- [What you have to do]
Report all lines of the records that contain "char".

- [Exercise materials]
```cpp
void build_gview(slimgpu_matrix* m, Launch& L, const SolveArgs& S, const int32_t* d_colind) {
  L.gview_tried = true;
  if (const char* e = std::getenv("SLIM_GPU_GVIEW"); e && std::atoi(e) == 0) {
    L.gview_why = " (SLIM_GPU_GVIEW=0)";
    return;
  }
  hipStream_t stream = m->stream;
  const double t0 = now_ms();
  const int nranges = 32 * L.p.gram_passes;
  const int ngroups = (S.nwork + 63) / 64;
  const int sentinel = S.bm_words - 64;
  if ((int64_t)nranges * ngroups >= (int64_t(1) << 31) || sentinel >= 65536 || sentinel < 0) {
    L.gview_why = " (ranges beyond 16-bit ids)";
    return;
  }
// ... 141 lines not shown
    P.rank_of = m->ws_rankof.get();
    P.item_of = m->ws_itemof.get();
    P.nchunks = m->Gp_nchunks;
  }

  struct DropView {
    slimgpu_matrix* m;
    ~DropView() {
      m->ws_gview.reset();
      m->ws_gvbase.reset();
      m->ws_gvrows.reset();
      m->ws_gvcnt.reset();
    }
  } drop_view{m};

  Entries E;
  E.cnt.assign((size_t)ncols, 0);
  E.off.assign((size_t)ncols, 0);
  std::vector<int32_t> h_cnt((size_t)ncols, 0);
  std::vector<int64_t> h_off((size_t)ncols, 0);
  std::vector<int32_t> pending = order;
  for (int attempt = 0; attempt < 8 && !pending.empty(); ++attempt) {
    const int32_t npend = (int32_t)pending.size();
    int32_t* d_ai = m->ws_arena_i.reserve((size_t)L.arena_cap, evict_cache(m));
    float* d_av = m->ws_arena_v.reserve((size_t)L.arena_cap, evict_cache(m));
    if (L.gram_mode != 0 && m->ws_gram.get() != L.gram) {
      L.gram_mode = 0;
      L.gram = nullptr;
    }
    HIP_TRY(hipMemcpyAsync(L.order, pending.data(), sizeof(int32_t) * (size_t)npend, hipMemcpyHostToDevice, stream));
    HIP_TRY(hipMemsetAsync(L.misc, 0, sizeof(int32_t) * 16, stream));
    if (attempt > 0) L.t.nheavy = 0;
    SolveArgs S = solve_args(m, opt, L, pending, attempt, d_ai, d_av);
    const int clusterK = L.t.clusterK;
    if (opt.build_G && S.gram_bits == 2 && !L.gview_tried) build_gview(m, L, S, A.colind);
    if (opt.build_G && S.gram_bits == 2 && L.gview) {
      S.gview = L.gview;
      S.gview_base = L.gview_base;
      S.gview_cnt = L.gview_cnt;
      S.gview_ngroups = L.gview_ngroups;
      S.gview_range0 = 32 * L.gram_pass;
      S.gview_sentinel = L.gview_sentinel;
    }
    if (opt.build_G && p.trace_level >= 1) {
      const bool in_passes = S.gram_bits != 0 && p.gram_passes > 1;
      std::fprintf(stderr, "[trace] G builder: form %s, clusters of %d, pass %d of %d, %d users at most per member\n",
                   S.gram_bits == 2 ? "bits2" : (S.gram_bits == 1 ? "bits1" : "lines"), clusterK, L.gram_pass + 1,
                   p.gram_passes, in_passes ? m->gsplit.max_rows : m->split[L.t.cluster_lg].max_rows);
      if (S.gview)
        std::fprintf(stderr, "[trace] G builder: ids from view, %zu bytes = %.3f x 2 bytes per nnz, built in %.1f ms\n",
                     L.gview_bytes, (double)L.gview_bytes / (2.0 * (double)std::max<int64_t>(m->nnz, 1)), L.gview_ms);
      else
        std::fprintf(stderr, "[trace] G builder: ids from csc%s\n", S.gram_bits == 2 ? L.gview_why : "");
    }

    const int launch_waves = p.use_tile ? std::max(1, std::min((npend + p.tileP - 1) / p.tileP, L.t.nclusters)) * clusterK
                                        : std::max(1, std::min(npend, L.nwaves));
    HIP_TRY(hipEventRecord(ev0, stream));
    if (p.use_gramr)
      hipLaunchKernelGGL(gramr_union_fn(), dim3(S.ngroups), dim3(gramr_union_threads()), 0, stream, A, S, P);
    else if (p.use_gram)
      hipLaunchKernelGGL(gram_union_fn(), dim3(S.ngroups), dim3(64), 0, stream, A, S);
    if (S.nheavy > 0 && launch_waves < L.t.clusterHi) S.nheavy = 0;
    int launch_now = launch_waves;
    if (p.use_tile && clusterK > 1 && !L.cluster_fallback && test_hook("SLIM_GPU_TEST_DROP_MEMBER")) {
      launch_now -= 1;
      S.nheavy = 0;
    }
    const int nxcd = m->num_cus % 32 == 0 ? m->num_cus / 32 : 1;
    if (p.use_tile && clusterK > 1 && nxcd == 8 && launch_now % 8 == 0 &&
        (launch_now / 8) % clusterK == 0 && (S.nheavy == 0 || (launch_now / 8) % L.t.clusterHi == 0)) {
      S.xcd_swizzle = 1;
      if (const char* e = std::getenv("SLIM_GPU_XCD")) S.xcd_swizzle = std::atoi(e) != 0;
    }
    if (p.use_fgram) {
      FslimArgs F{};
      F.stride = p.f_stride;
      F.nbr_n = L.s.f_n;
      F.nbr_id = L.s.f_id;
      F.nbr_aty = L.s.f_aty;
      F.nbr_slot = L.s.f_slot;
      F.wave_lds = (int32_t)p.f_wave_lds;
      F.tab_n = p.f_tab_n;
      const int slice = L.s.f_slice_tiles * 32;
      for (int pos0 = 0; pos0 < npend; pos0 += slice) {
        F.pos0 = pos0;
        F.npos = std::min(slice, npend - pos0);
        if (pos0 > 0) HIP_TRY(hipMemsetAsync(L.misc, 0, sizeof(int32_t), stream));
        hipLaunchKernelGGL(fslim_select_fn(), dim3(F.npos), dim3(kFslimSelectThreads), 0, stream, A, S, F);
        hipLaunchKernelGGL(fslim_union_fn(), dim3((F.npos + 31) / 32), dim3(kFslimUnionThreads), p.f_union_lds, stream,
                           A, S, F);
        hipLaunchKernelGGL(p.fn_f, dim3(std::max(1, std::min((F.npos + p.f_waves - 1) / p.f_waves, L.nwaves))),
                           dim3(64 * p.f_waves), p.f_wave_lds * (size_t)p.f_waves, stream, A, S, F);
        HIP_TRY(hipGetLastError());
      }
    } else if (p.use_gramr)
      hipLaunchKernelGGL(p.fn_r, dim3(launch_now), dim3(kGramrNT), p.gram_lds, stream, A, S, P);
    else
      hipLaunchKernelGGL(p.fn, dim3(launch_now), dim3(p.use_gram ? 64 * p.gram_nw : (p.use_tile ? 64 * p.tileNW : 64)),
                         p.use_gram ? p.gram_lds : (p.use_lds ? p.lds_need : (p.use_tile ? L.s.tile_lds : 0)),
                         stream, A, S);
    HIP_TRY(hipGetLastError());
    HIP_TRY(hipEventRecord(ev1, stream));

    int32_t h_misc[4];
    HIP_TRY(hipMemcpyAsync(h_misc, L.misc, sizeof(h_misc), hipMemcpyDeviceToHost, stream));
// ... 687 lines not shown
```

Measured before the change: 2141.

- [Exercise answer]
  if (const char* e = std::getenv("SLIM_GPU_GVIEW"); e && std::atoi(e) == 0) {
      if (const char* e = std::getenv("SLIM_GPU_XCD")) S.xcd_swizzle = std::atoi(e) != 0;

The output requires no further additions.